__Assignment__:
Look through the data below. Pick out the lines holding the string "mbits".

__Given entries__:
template <bool ORD>
__global__ __launch_bounds__(ZS_BK_THREADS) void zs_k_bucket(const uint8_t* __restrict__ in,
                                                            const uint64_t* __restrict__ in_off,
                                                            const uint32_t* __restrict__ in_len,
                                                            const uint64_t* __restrict__ pos_base,
                                                            const zs_sweep_seg* __restrict__ segs,
                                                            uint16_t* __restrict__ members, uint2* __restrict__ mres) {
  __shared__ uint32_t cnt[16384];
  __shared__ uint32_t part[ZS_BK_THREADS];
  __shared__ uint32_t stg[ZS_BK_CHUNK / 4 + 2];
  __shared__ uint16_t q[2][ZS_BK_CHUNK];
  const zs_sweep_seg G = segs[blockIdx.x];
  const int s = (int)G.s;
  const uint32_t nrel = in_len[s] - G.base;
  const uint32_t tid = threadIdx.x;
  const uint8_t* src = in + in_off[s] + G.base;
  uint16_t* mem = members + G.mb;
  uint2* out = mres + pos_base[s] + G.base;
  const uint32_t m = nrel > 2 ? min(nrel - 2, G.ohi) : 0u;
  const uint32_t n = min(nrel, m + 2u);
  if (nrel - m <= 2u)
    for (uint32_t p = m + tid; p < nrel; p += ZS_BK_THREADS) out[p] = make_uint2(0, 0);
  if (m == 0) return;
  for (uint32_t i = tid; i < 16384 / 4; i += ZS_BK_THREADS) reinterpret_cast<uint4*>(cnt)[i] = make_uint4(0, 0, 0, 0);
  const bool aligned = ((uintptr_t)src & 3u) == 0;
#if ZS_BK_PROF
  unsigned long long bk_t = wall_clock64();
  if (threadIdx.x == 0) atomicAdd(&zs_bk_stat[3], 1ull);
#endif
  __syncthreads();
  {
    uint32_t w[5], nw[5];
    auto load5 = [&](uint32_t p0, uint32_t* x) __attribute__((always_inline)) {
#pragma unroll
      for (int k = 0; k < 5; k++) x[k] = zs_load_word(src, n, p0 + 16 * tid + 4 * k);
    };
    load5(0, nw);
    for (uint32_t p0 = 0; p0 < m; p0 += 16 * ZS_BK_THREADS) {
#pragma unroll
      for (int k = 0; k < 5; k++) w[k] = nw[k];
      if (p0 + 16 * ZS_BK_THREADS < m) load5(p0 + 16 * ZS_BK_THREADS, nw);
#pragma unroll
      for (uint32_t j = 0; j < 16; j++) {
        const uint32_t p = p0 + 16 * tid + j;
        const uint32_t h = sw_hash(__builtin_amdgcn_alignbyte(w[(j >> 2) + 1], w[j >> 2], j & 3u));
        if (p < m) atomicAdd(&cnt[h >> 1], 1u << (16u * (h & 1u)));
      }
    }
  }
  __syncthreads();
  BK_MARK(0);
  {
    uint32_t sum = 0;
    for (uint32_t j = 0; j < ZS_BK_WPT; j++) {
      const uint32_t w = cnt[ZS_BK_WPT * tid + ((j + tid) & (ZS_BK_WPT - 1u))];
      sum += (w & 0xffffu) + (w >> 16);
    }
    part[tid] = sum;
    __syncthreads();
    if (tid < 64) {
      uint32_t v[ZS_BK_PPL], t = 0;
#pragma unroll
      for (uint32_t j = 0; j < ZS_BK_PPL; j++) { v[j] = part[ZS_BK_PPL * tid + j]; t += v[j]; }
      uint32_t x = t;
#pragma unroll
      for (int d = 1; d < 64; d <<= 1) {
        const uint32_t y = __shfl_up(x, d, 64);
        if (tid >= (uint32_t)d) x += y;
      }
      uint32_t run = x - t;
#pragma unroll
      for (uint32_t j = 0; j < ZS_BK_PPL; j++) { part[ZS_BK_PPL * tid + j] = run; run += v[j]; }
    }
    __syncthreads();
    uint32_t run = part[tid];
    for (uint32_t j = 0; j < ZS_BK_WPT; j++) {
      const uint32_t w = cnt[ZS_BK_WPT * tid + j];
      const uint32_t lo = w & 0xffffu;
      cnt[ZS_BK_WPT * tid + j] = run | ((run + lo) << 16);
      run += lo + (w >> 16);
    }
  }
  __syncthreads();
  BK_MARK(1);
  const uint32_t wave = tid >> 6, lane = tid & 63u;
  constexpr uint32_t CW = ZS_BK_CHUNK / 4 / 64;
  uint32_t nxt[CW + 1];
  auto fetch = [&](uint32_t c0) {
#pragma unroll
    for (uint32_t i = 0; i <= CW; i++) {
      const uint32_t w = 64 * i + lane;
      const uint32_t at = c0 + 4 * w;
      uint32_t v = 0;
      if (w < ZS_BK_CHUNK / 4 + 2) {
        if (aligned && at + 4 <= n) v = *(const uint32_t*)(src + at);
        else
          for (uint32_t k = 0; k < 4; k++)
            if (at + k < n) v |= (uint32_t)src[at + k] << (8 * k);
      }
      nxt[i] = v;
    }
  };
  if (wave == 0) fetch(0);
  const uint32_t nch = (m + ZS_BK_CHUNK - 1) / ZS_BK_CHUNK;
  for (uint32_t c = 0; c <= nch; c++) {
    const uint32_t c0 = c * ZS_BK_CHUNK;
    if (wave == 0 && c < nch) {
      __builtin_amdgcn_s_waitcnt(0xc07f);
      __builtin_amdgcn_wave_barrier();
#pragma unroll
      for (uint32_t i = 0; i <= CW; i++)
        if (64 * i + lane < ZS_BK_CHUNK / 4 + 2) stg[64 * i + lane] = nxt[i];
      __builtin_amdgcn_s_waitcnt(0xc07f);
      __builtin_amdgcn_wave_barrier();
      if (c0 + ZS_BK_CHUNK < m) fetch(c0 + ZS_BK_CHUNK);
      const uint32_t c1 = min(m, c0 + ZS_BK_CHUNK);
      uint16_t* const qc = q[c & 1u];
      for (uint32_t g0 = c0; g0 < c1; g0 += 64 * ZS_BK_INFLIGHT) {
        uint32_t a[ZS_BK_INFLIGHT], v[ZS_BK_INFLIGHT], sh[ZS_BK_INFLIGHT], e[ZS_BK_INFLIGHT], hh[ZS_BK_INFLIGHT];
#pragma unroll
        for (int j = 0; j < ZS_BK_INFLIGHT; j++) {
          const uint32_t p = g0 + 64 * j + lane;
          const uint32_t o = p - c0;
          const uint32_t h = sw_hash(__builtin_amdgcn_alignbyte(stg[(o >> 2) + 1], stg[o >> 2], o & 3u));
          hh[j] = h;
          sh[j] = 16u * (h & 1u);
          a[j] = sw_lds_addr(&cnt[h >> 1]);
          v[j] = p < c1 ? 1u << sh[j] : 0u;
        }
        if (!ORD) {
#pragma unroll
          for (int j = 0; j < ZS_BK_INFLIGHT; j++) {
            const uint32_t p = g0 + 64 * j + lane;
            const uint32_t h = hh[j];
            const uint64_t mm = zs_wave_match(h, p < c1);
            const uint32_t rank = (uint32_t)__builtin_popcountll(mm & ((1ull << lane) - 1ull));
            const uint32_t lead = mm ? (uint32_t)__builtin_ctzll(mm) : lane;
            uint32_t old = 0;
            if (p < c1 && lead == lane)
              old = atomicAdd(&cnt[h >> 1], (uint32_t)__builtin_popcountll(mm) << sh[j]);
            old = (uint32_t)__builtin_amdgcn_ds_bpermute((int)(lead * 4u), (int)old);
            e[j] = old + (rank << sh[j]);
          }
        } else {
        asm volatile(
            "ds_add_rtn_u32 %0, %8, %16\n\t"
            "ds_add_rtn_u32 %1, %9, %17\n\t"
            "ds_add_rtn_u32 %2, %10, %18\n\t"
            "ds_add_rtn_u32 %3, %11, %19\n\t"
            "ds_add_rtn_u32 %4, %12, %20\n\t"
            "ds_add_rtn_u32 %5, %13, %21\n\t"
            "ds_add_rtn_u32 %6, %14, %22\n\t"
            "ds_add_rtn_u32 %7, %15, %23\n\t"
            "s_waitcnt lgkmcnt(0)"
            : "=&v"(e[0]), "=&v"(e[1]), "=&v"(e[2]), "=&v"(e[3]), "=&v"(e[4]), "=&v"(e[5]), "=&v"(e[6]), "=&v"(e[7])
            : "v"(a[0]), "v"(a[1]), "v"(a[2]), "v"(a[3]), "v"(a[4]), "v"(a[5]), "v"(a[6]), "v"(a[7]), "v"(v[0]),
              "v"(v[1]), "v"(v[2]), "v"(v[3]), "v"(v[4]), "v"(v[5]), "v"(v[6]), "v"(v[7])
            : "memory");
        }
#pragma unroll
        for (int j = 0; j < ZS_BK_INFLIGHT; j++) {
          const uint32_t p = g0 + 64 * j + lane;
          if (p < c1) qc[p - c0] = (uint16_t)(e[j] >> sh[j]);
        }
      }
    } else if (wave != 0 && c > 0) {
      const uint32_t b0 = c0 - ZS_BK_CHUNK, cnt1 = min(m, c0) - b0;
      const uint16_t* const qp = q[(c - 1) & 1u];
      for (uint32_t o = tid - 64u; o < cnt1; o += ZS_BK_THREADS - 64u) mem[qp[o]] = (uint16_t)(b0 + o);
    }
    __syncthreads();
  }
  BK_MARK(2);
}
template __global__ void zs_k_bucket<true>(const uint8_t*, const uint64_t*, const uint32_t*, const uint64_t*,
                                           const zs_sweep_seg*, uint16_t*, uint2*);
template __global__ void zs_k_bucket<false>(const uint8_t*, const uint64_t*, const uint32_t*, const uint64_t*,
                                            const zs_sweep_seg*, uint16_t*, uint2*);

static __device__ __forceinline__ uint32_t sw_word(const uint32_t* win, uint32_t off) {
  const uint32_t i = off >> 2;
  return __builtin_amdgcn_alignbyte(win[i + 1], win[i], off & 3u);
}

static __device__ __forceinline__ uint32_t sw_extend(const uint32_t* win, uint32_t p, uint32_t q, uint32_t maxc,
                                                     uint32_t from) {
  uint32_t k = from;
  while (k < maxc) {
    const uint32_t y = sw_word(win, q + k) ^ sw_word(win, p + k);
    if (y) { k += (uint32_t)(__builtin_ctz(y) >> 3); break; }
    k += 4;
  }
  return k < maxc ? k : maxc;
}

static __device__ __forceinline__ uint32_t max3(uint32_t a, uint32_t b, uint32_t c) {
  return max(max(a, b), c);
}

static __device__ __forceinline__ uint32_t sw_x7(uint32_t w) {
  const uint32_t b0 = w & 0xffu, b1 = (w >> 8) & 0xffu;
  return ((b0 >> 5) & 3u) | ((b1 & 7u) << 2) | (((b1 >> 5) & 3u) << 5);
}
template <bool A7>
struct SwSig;
template <>
struct SwSig<false> {
  static constexpr uint32_t LONG = 88u;
  static constexpr uint32_t THR0 = 23u;
  static constexpr uint32_t EXT = 11u;
  uint32_t a, b, c;
  static __device__ __forceinline__ uint4 rec(const uint32_t* win, uint32_t q, uint32_t w0) {
    return make_uint4(w0, sw_word(win, q + 4), sw_word(win, q + 8) & 0x00ffffffu, 0u);
  }
  __device__ __forceinline__ uint32_t mbits(uint32_t x, uint32_t y, uint32_t z) const {
    uint32_t f0, f1, f2;
    asm("v_ffbl_b32 %0, %1" : "=v"(f0) : "v"(x ^ a));
    asm("v_ffbl_b32 %0, %1\n\tv_add_u32_e64 %0, %0, 32 clamp" : "=&v"(f1) : "v"(y ^ b));
    asm("v_ffbl_b32 %0, %1\n\tv_add_u32_e32 %0, 64, %0" : "=&v"(f2) : "v"(z ^ c));
    return min(min(f0, f1), f2);
  }
  template <uint32_t U>
  __device__ __forceinline__ uint32_t step(uint32_t x, uint32_t y, uint32_t z) const {
    return (mbits(x, y, z) & ~7u) | (7u - U);
  }
  template <uint32_t U>
  __device__ __forceinline__ uint32_t step(uint32_t x, uint32_t y, uint32_t z, uint64_t lm) const {
    uint32_t r;
    asm("v_cndmask_b32_e64 %0, 0, %1, %2" : "=v"(r) : "v"(step<U>(x, y, z)), "s"(lm));
    return r;
  }
  static __device__ __forceinline__ uint32_t len(uint32_t sigma) { return sigma; }
};
template <>
struct SwSig<true> {
  static constexpr uint32_t LONG = 64u;
  static constexpr uint32_t THR0 = 7u;
  static constexpr uint32_t EXT = 10u;
  uint32_t a, b;
  static __device__ __forceinline__ uint4 rec(const uint32_t* win, uint32_t q, uint32_t w0) {
    return make_uint4(sw_x7(w0) | (sw_word(win, q + 3) << 8), sw_word(win, q + 6), sw_word(win, q + EXT), 0u);
  }
  __device__ __forceinline__ uint32_t mbits(uint32_t x, uint32_t y, uint32_t) const {
    uint32_t f0, f1;
    asm("v_ffbl_b32 %0, %1" : "=v"(f0) : "v"(x ^ a));
    asm("v_ffbl_b32 %0, %1\n\tv_add_u32_e64 %0, %0, 32 clamp" : "=&v"(f1) : "v"(y ^ b));
    return min(min(f0, f1), 64u);
  }
  template <uint32_t U>
  __device__ __forceinline__ uint32_t step(uint32_t x, uint32_t y, uint32_t) const {
    uint32_t t;
    asm("v_xor_b32_e32 %0, %0, %3\n\t"
        "v_xor_b32_e32 %1, %2, %4\n\t"
        "v_ffbl_b32 %0, %0\n\t"
        "v_ffbl_b32 %1, %1\n\t"
        "v_add_u32_e64 %1, %1, 32 clamp\n\t"
        "v_min3_u32 %0, %0, %1, 64\n\t"
        "v_and_or_b32 %0, %0, -8, %5"
        : "+v"(x), "=v"(t)
        : "v"(y), "v"(a), "v"(b), "n"(7u - U));
    return x;
  }
  template <uint32_t U>
  __device__ __forceinline__ uint32_t step(uint32_t x, uint32_t y, uint32_t, uint64_t lm) const {
    uint32_t t;
    asm("v_xor_b32_e32 %0, %0, %3\n\t"
        "v_xor_b32_e32 %1, %2, %4\n\t"
        "v_ffbl_b32 %0, %0\n\t"
        "v_ffbl_b32 %1, %1\n\t"
        "v_add_u32_e64 %1, %1, 32 clamp\n\t"
        "v_min3_u32 %0, %0, %1, 64\n\t"
        "v_and_or_b32 %0, %0, -8, %5\n\t"
        "v_cndmask_b32_e64 %0, 0, %0, %6"
        : "+v"(x), "=v"(t)
        : "v"(y), "v"(a), "v"(b), "n"(7u - U), "s"(lm));
    return x;
  }
  static __device__ __forceinline__ uint32_t len(uint32_t sigma) { return sigma ? sigma + 2u : 2u; }
};

struct SwRing {
  uint2 ab[2 * ZS_SW_RING];
  uint32_t c[2 * ZS_SW_RING];
  uint32_t key[2 * ZS_SW_RING];
  __device__ __forceinline__ void put(int b, uint32_t lane, uint4 r) {
    const uint32_t i = (uint32_t)(64 * b + (int)lane) & (ZS_SW_RING - 1);
    ab[i] = make_uint2(r.x, r.y);
    ab[i + ZS_SW_RING] = make_uint2(r.x, r.y);
    c[i] = r.z;
    c[i + ZS_SW_RING] = r.z;
    key[i] = r.w;
    key[i + ZS_SW_RING] = r.w;
  }
  static __device__ __forceinline__ uint32_t base(int c, uint32_t s, uint32_t lane) {
    return ((uint32_t)(64 * (c - (int)s - 1) + (int)lane) & (ZS_SW_RING - 1)) + 64u * s + 64u;
  }
};
struct SwRingP {
  uint2 ab[ZS_SWR_SLOTS + ZS_SWR_MIRROR];
  uint32_t c[ZS_SWR_SLOTS + ZS_SWR_MIRROR];
  uint32_t key[ZS_SWR_SLOTS + ZS_SWR_MIRROR];
  __device__ __forceinline__ void put(int b, uint32_t lane, uint4 r) {
    const uint32_t i = zs_swr_block_slot(b) + lane;
    ab[i] = make_uint2(r.x, r.y);
    c[i] = r.z;
    key[i] = r.w;
    if (zs_swr_mirrored(b)) {
      ab[i + ZS_SWR_SLOTS] = make_uint2(r.x, r.y);
      c[i + ZS_SWR_SLOTS] = r.z;
      key[i + ZS_SWR_SLOTS] = r.w;
    }
  }
  static __device__ __forceinline__ uint32_t base(int c, uint32_t s, uint32_t lane) { return zs_swr_base(c, s) + lane; }
  __device__ __forceinline__ uint32_t pos(int c, uint32_t lane, uint32_t t) const {
    return key[zs_swr_member_slot(c, lane, t)] & 0xffffu;
  }
};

__Result__:
  __device__ __forceinline__ uint32_t mbits(uint32_t x, uint32_t y, uint32_t z) const {
    return (mbits(x, y, z) & ~7u) | (7u - U);
  __device__ __forceinline__ uint32_t mbits(uint32_t x, uint32_t y, uint32_t) const {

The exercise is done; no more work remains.